I agree that people don't pick products based on their objective goodness.
However, this doesn't mean they're picking objectively bad products or being
"taken advantage of" either. Or at least not in these examples.

Do you really want to say that one flavor or brand of beverage is objectively
tastier than another, or that people shouldn't care about what it tastes like?
Or maybe they just like the shape of the bottle. Is that wrong?

Or take cars. There are a lot of objective measurements you can make, but no
objective way to decide on how much these features should matter or whether
they are worth the cost. Some people care about having better-than-usual
acceleration or a more luxurious interior, and others don't. Some people care
about fuel efficiency only to save money, others want to do their part to help
save the environment even if it costs more. Some people buy cars based on the
image they want to project. None of these things are objectively wrong.

I'd reserve "being taken advantage of" for cases where people thought they
were buying one thing and got another, not where they're making choices based
on different goals.

(No, I don't drink Red Bull or drive a Tesla.)

------
eksemplar
Is it me or does this article contradict itself throughout the piece?

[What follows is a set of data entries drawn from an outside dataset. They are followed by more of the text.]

class Engine:

    def __init__(self, cfg: MldbConfig, device: int | torch.device = 0):
        self._h = None
        self.lib = _lib.lib()
        if not torch.cuda.is_available():
            raise RuntimeError("mld_b200 needs a CUDA device (sm_90a); there is no CPU fallback")
        dev = torch.device(device) if not isinstance(device, int) else torch.device("cuda", device)
        self.device = dev
        self.cfg = cfg
        h = C.c_void_p()
        check(self.lib.mldb_create(C.byref(cfg), dev.index or 0, C.byref(h)), "mldb_create")
        self._h = h
        self.timesteps: Optional[torch.Tensor] = None

    def __del__(self):
        try:
            if self._h is not None:
                self.lib.mldb_destroy(self._h)
                self._h = None
        except Exception:
            pass

    def load_state_dict(self, sd: Dict[str, torch.Tensor], prefix: str = ""):
        for k, v in sd.items():
            t = v.detach().to(dtype=torch.float32).contiguous()
            shape = (C.c_int64 * t.dim())(*t.shape)
            check(self.lib.mldb_load_tensor(self._h, (prefix + k).encode(), _ptr(t), shape, t.dim(),
                                            _lib.DTYPE_F32), f"mldb_load_tensor({prefix + k})")

    def finalize(self):
        check(self.lib.mldb_finalize_weights(self._h, None), "mldb_finalize_weights")

    def set_mean_std(self, mean: torch.Tensor, std: torch.Tensor):
        m = mean.detach().float().contiguous().cpu()
        s = std.detach().float().contiguous().cpu()
        check(self.lib.mldb_set_mean_std(self._h, _ptr(m), _ptr(s), m.numel()), "mldb_set_mean_std")

    def set_option(self, name: str, value: str):
        check(self.lib.mldb_set_option(self._h, name.encode(), value.encode()), "mldb_set_option")

    def profile_op(self, op: str, B: int, S_ctx: int, iters: int = 20) -> float:
        ms = C.c_float()
        check(self.lib.mldb_profile_op(self._h, op.encode(), B, S_ctx, iters, C.byref(ms)), "mldb_profile_op")
        return float(ms.value)

    def profile_steps(self, cond: torch.Tensor, init_noise: torch.Tensor):
        c, z0 = self._cond(cond), _f32c(init_noise, self.device)
        B = z0.shape[0]
        self._check_latent(z0, B, "init_noise")
        self._check_cond(c, 2 * B if self.cfg_on else B)
        S = c.shape[1] if c.dim() == 3 else 1
        n = 0 if self.timesteps is None else len(self.timesteps)
        ms = (C.c_float * n)()
        check(self.lib.mldb_profile_steps(self._h, _ptr(c), _ptr(z0), B, S, ms), "mldb_profile_steps")
        return [float(v) for v in ms]

    def debug_gemm(self, A, W, bias=None, gamma=None, beta=None, R=None, K1=0, act=0, use_tc=True, split_out=False,
                   in_place=False):
        A = _f32c(A, self.device)
        Wc = W.detach().float().contiguous().cpu()
        host = [None if t is None else t.detach().float().contiguous().cpu() for t in (bias, gamma, beta)]
        Rd = None if R is None else _f32c(R, self.device)
        M, K = A.shape
        N = Wc.shape[0]
        out = torch.empty((M, N), dtype=torch.float32, device=self.device)
        if in_place:
            if Rd is None or gamma is not None:
                raise ValueError("in_place needs R and no gamma (the residual-add epilogue)")
            out = Rd = Rd.clone()
        check(self.lib.mldb_debug_gemm(self._h, _ptr(A), _ptr(Wc), _ptr(host[0]), _ptr(host[1]), _ptr(host[2]),
                                       _ptr(Rd), M, N, K, K1, act, int(use_tc), int(split_out), _ptr(out), self._stream()),
              "mldb_debug_gemm")
        return out

    def debug_ffn(self, X, W1, b1, W2, b2, gamma, beta, mode=2):
        X = _f32c(X, self.device)
        host = [t.detach().float().contiguous().cpu() for t in (W1, b1, W2, b2, gamma, beta)]
        M, d = X.shape
        ff = host[0].shape[0]
        out = torch.empty((M, d), dtype=torch.float32, device=self.device)
        check(self.lib.mldb_debug_ffn(self._h, _ptr(X), *[_ptr(t) for t in host], M, d, ff, int(mode), _ptr(out),
                                      self._stream()), "mldb_debug_ffn")
        return out

    def debug_attention(self, q, nseq, Lq, heads, lengths=None, mode=2, kv=None, Lk=None, kv_prefix=0,
                        causal=False):
        q = _f32c(q, self.device)
        kvd = None if kv is None else _f32c(kv, self.device)
        d = q.shape[1] // 3 if kv is None else q.shape[1]
        Lk = Lq if Lk is None else Lk
        if q.shape[0] != nseq * Lq or (kvd is not None and tuple(kvd.shape) != (nseq * Lk, 2 * d)):
            raise ValueError("debug_attention: shape mismatch")
        ln = None if lengths is None else torch.as_tensor(lengths, dtype=torch.int32, device=self.device).contiguous()
        out = torch.empty((nseq * Lq, d), dtype=torch.float32, device=self.device)
        fn = self.lib.mldb_debug_attention_causal if causal else self.lib.mldb_debug_attention
        check(fn(self._h, _ptr(q), _ptr(kvd), _ptr(ln), int(kv_prefix), nseq, Lq, Lk, heads, d // heads, int(mode),
                 _ptr(out), self._stream()), "mldb_debug_attention")
        return out

    def text_configure(self, tcfg):
        check(self.lib.mldb_text_configure(self._h, C.byref(tcfg)), "mldb_text_configure")
        self.text_cfg = tcfg

    def text_encode(self, ids: torch.Tensor, mode: int = _lib.TEXT_POOLED) -> torch.Tensor:
        tc = getattr(self, "text_cfg", None)
        if tc is None:
            raise RuntimeError("text_configure() was not called before finalize()")
        if ids.dim() != 2 or ids.shape[0] < 1 or not 1 <= ids.shape[1] <= tc.max_positions:
            raise ValueError(f"ids must be [n, L] with 1 <= L <= {tc.max_positions}, got {tuple(ids.shape)}")
        if ids.numel() and (int(ids.min()) < 0 or int(ids.max()) >= tc.vocab_size):
            raise ValueError(f"token ids must lie in [0, {tc.vocab_size})")
        d_ids = ids.to(device=self.device, dtype=torch.int64).contiguous()
        n, L = d_ids.shape
        shape = (n, L, tc.hidden) if mode == _lib.TEXT_HIDDEN else (n, tc.projection_dim)
        out = torch.empty(shape, dtype=torch.float32, device=self.device)
        check(self.lib.mldb_text_encode(self._h, _ptr(d_ids), n, L, int(mode), _ptr(out), self._stream()),
              "mldb_text_encode")
        return out

    def t2m_configure(self, tcfg):
        check(self.lib.mldb_t2m_configure(self._h, C.byref(tcfg)), "mldb_t2m_configure")
        self.t2m_cfg = tcfg

    def _t2m(self, part: int, name: str):
        tc = getattr(self, "t2m_cfg", None)
        if tc is None or not tc.parts & part:
            raise RuntimeError(f"the T2M {name} encoder was not configured (t2m_configure) before finalize()")
        return tc

    def _t2m_lengths(self, lengths, B: int, L: int) -> torch.Tensor:
        ln = torch.as_tensor(lengths).reshape(-1)
        if ln.numel() != B:
            raise ValueError(f"lengths must hold {B} values, got {ln.numel()}")
        if ln.dtype.is_floating_point or ln.dtype == torch.bool:
            raise ValueError("lengths must be integers")
        if B and (int(ln.min()) < 1 or int(ln.max()) > L):
            raise ValueError(f"lengths must lie in [1, {L}]")
        return ln.to(device=self.device, dtype=torch.int32).contiguous()

    def t2m_movement(self, x: torch.Tensor) -> torch.Tensor:
        tc = self._t2m(_lib.T2M_MOVEMENT, "movement")
        if x.dim() != 3 or x.shape[2] != tc.dim_pose or x.shape[0] < 1 or x.shape[1] < 4:
            raise ValueError(f"x must be [B >= 1, T >= 4, {tc.dim_pose}], got {tuple(x.shape)}")
        x = x.to(device=self.device, dtype=torch.float32)
        if x.stride(2) != 1 or x.stride(0) != x.shape[1] * x.stride(1):
            x = x.contiguous()
        B, T = x.shape[:2]
        out = torch.empty((B, T // 2 // 2, tc.dim_move_latent), dtype=torch.float32, device=self.device)
        check(self.lib.mldb_t2m_movement(self._h, _ptr(x), x.stride(1), B, T, _ptr(out), self._stream()),
              "mldb_t2m_movement")
        return out

    def t2m_motion(self, x: torch.Tensor, lengths) -> torch.Tensor:
        tc = self._t2m(_lib.T2M_MOTION, "motion")
        if x.dim() != 3 or x.shape[2] != tc.dim_move_latent or x.shape[0] < 1 or x.shape[1] < 1:
            raise ValueError(f"x must be [B >= 1, L >= 1, {tc.dim_move_latent}], got {tuple(x.shape)}")
        xd = _f32c(x, self.device)
        B, L = xd.shape[:2]
        ln = self._t2m_lengths(lengths, B, L)
        out = torch.empty((B, tc.dim_motion_latent), dtype=torch.float32, device=self.device)
        check(self.lib.mldb_t2m_motion(self._h, _ptr(xd), _ptr(ln), B, L, _ptr(out), self._stream()), "mldb_t2m_motion")
        return out

    def t2m_text(self, word_embs: torch.Tensor, pos_ohot: torch.Tensor, lengths) -> torch.Tensor:
        tc = self._t2m(_lib.T2M_TEXT, "text")
        if word_embs.dim() != 3 or word_embs.shape[2] != tc.dim_word or word_embs.shape[0] < 1 or word_embs.shape[1] < 1:
            raise ValueError(f"word_embs must be [B >= 1, L >= 1, {tc.dim_word}], got {tuple(word_embs.shape)}")
        if tuple(pos_ohot.shape) != (*word_embs.shape[:2], tc.dim_pos_ohot):
            raise ValueError(f"pos_ohot must be [{word_embs.shape[0]}, {word_embs.shape[1]}, {tc.dim_pos_ohot}], "
                             f"got {tuple(pos_ohot.shape)}")
        w, p = _f32c(word_embs, self.device), _f32c(pos_ohot, self.device)
        B, L = w.shape[:2]
        ln = self._t2m_lengths(lengths, B, L)
        out = torch.empty((B, tc.dim_coemb_hidden), dtype=torch.float32, device=self.device)
        check(self.lib.mldb_t2m_text(self._h, _ptr(w), _ptr(p), _ptr(ln), B, L, _ptr(out), self._stream()),
              "mldb_t2m_text")
        return out

    def kernel_stats(self, reset: bool = False) -> Dict[str, int]:
        arr = (C.c_int64 * len(_lib.KSTAT_NAMES))()
        check(self.lib.mldb_kernel_stats(self._h, arr, len(_lib.KSTAT_NAMES)), "mldb_kernel_stats")
        if reset:
            check(self.lib.mldb_reset_kernel_stats(self._h), "mldb_reset_kernel_stats")
        return {k: int(v) for k, v in zip(_lib.KSTAT_NAMES, arr)}

    @property
    def launch_count(self) -> int:
        return int(self.lib.mldb_launch_count(self._h))

    def _stream(self):
        return C.c_void_p(torch.cuda.current_stream(self.device).cuda_stream)

    def set_timesteps(self, n: int) -> torch.Tensor:
        ts = torch.empty(n, dtype=torch.int64)
        check(self.lib.mldb_scheduler_set_timesteps(self._h, n, _ptr(ts)), "mldb_scheduler_set_timesteps")
        self.timesteps = ts
        return ts

    def scheduler_step(self, model_output: torch.Tensor, timestep: int, sample: torch.Tensor,
                       noise: Optional[torch.Tensor] = None) -> torch.Tensor:
        mo, sa = _f32c(model_output, self.device), _f32c(sample, self.device)
        nz = None if noise is None else _f32c(noise, self.device)
        out = torch.empty_like(sa)
        check(self.lib.mldb_scheduler_step(self._h, _ptr(mo), int(timestep), _ptr(sa), _ptr(nz),
                                           sa.numel(), _ptr(out), self._stream()), "mldb_scheduler_step")
        return out

    @property
    def cfg_on(self) -> bool:
        return self.cfg.guidance_scale > 1.0

    def _check_cond(self, c: torch.Tensor, Bx: int):
        if self.cfg.cond_kind == _lib.COND_TEXT:
            if c.dim() != 3 or c.shape[0] != Bx or c.shape[2] != self.cfg.text_dim or c.shape[1] < 1:
                raise ValueError(f"condition must be [{Bx}, S, {self.cfg.text_dim}] (uncond half first when guidance "
                                 f"is on), got {tuple(c.shape)}")
        elif c.numel() != Bx:
            raise ValueError(f"action condition must hold {Bx} class ids ([{Bx}, 1]), got {tuple(c.shape)}")

    def _check_latent(self, x: torch.Tensor, rows: int, what: str):
        cfg = self.cfg
        want = (rows, x.shape[1], cfg.nfeats) if cfg.diffusion_only else (rows, cfg.n_lat, cfg.latent_dim)
        if x.dim() != 3 or tuple(x.shape) != want:
            raise ValueError(f"{what} must be {list(want)}, got {tuple(x.shape)}")

    def _check_lengths(self, ln: Optional[torch.Tensor], B: int, T: Optional[int] = None):
        if ln is None:
            return
        if ln.numel() != B:
            raise ValueError(f"lengths must have {B} entries, got {ln.numel()}")
        if T is not None and not isinstance(T, bool):
            host = ln if ln.device.type == "cpu" else None
            if host is not None and (int(host.max()) > T or int(host.min()) < 1):
                raise ValueError(f"lengths must lie in [1, {T}]")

It tries
so hard to sell it’s headline, but every point and interview it does paints a
completely different picture.

You want to sell a da Vinci? Well then you have to make private meetings with
potential clients, and, you have to create ads that sell it as iconic.

You want to make people buy your brand of beer? Well you have to sell the
story of it being generally accepted as a high quality brand.

You want to sell luxury? You have to sell timelessness and trust.

Aren’t those things exactly what Don Draper would have done?

In general the article skimps over how ads are actually made, and talks mainly
in how they are delivered, but that has very little to do with the death of
Don Draper. Because even if you’re not always shooting ads at everyone, you
still have to tell stories that set you a part from everyone else.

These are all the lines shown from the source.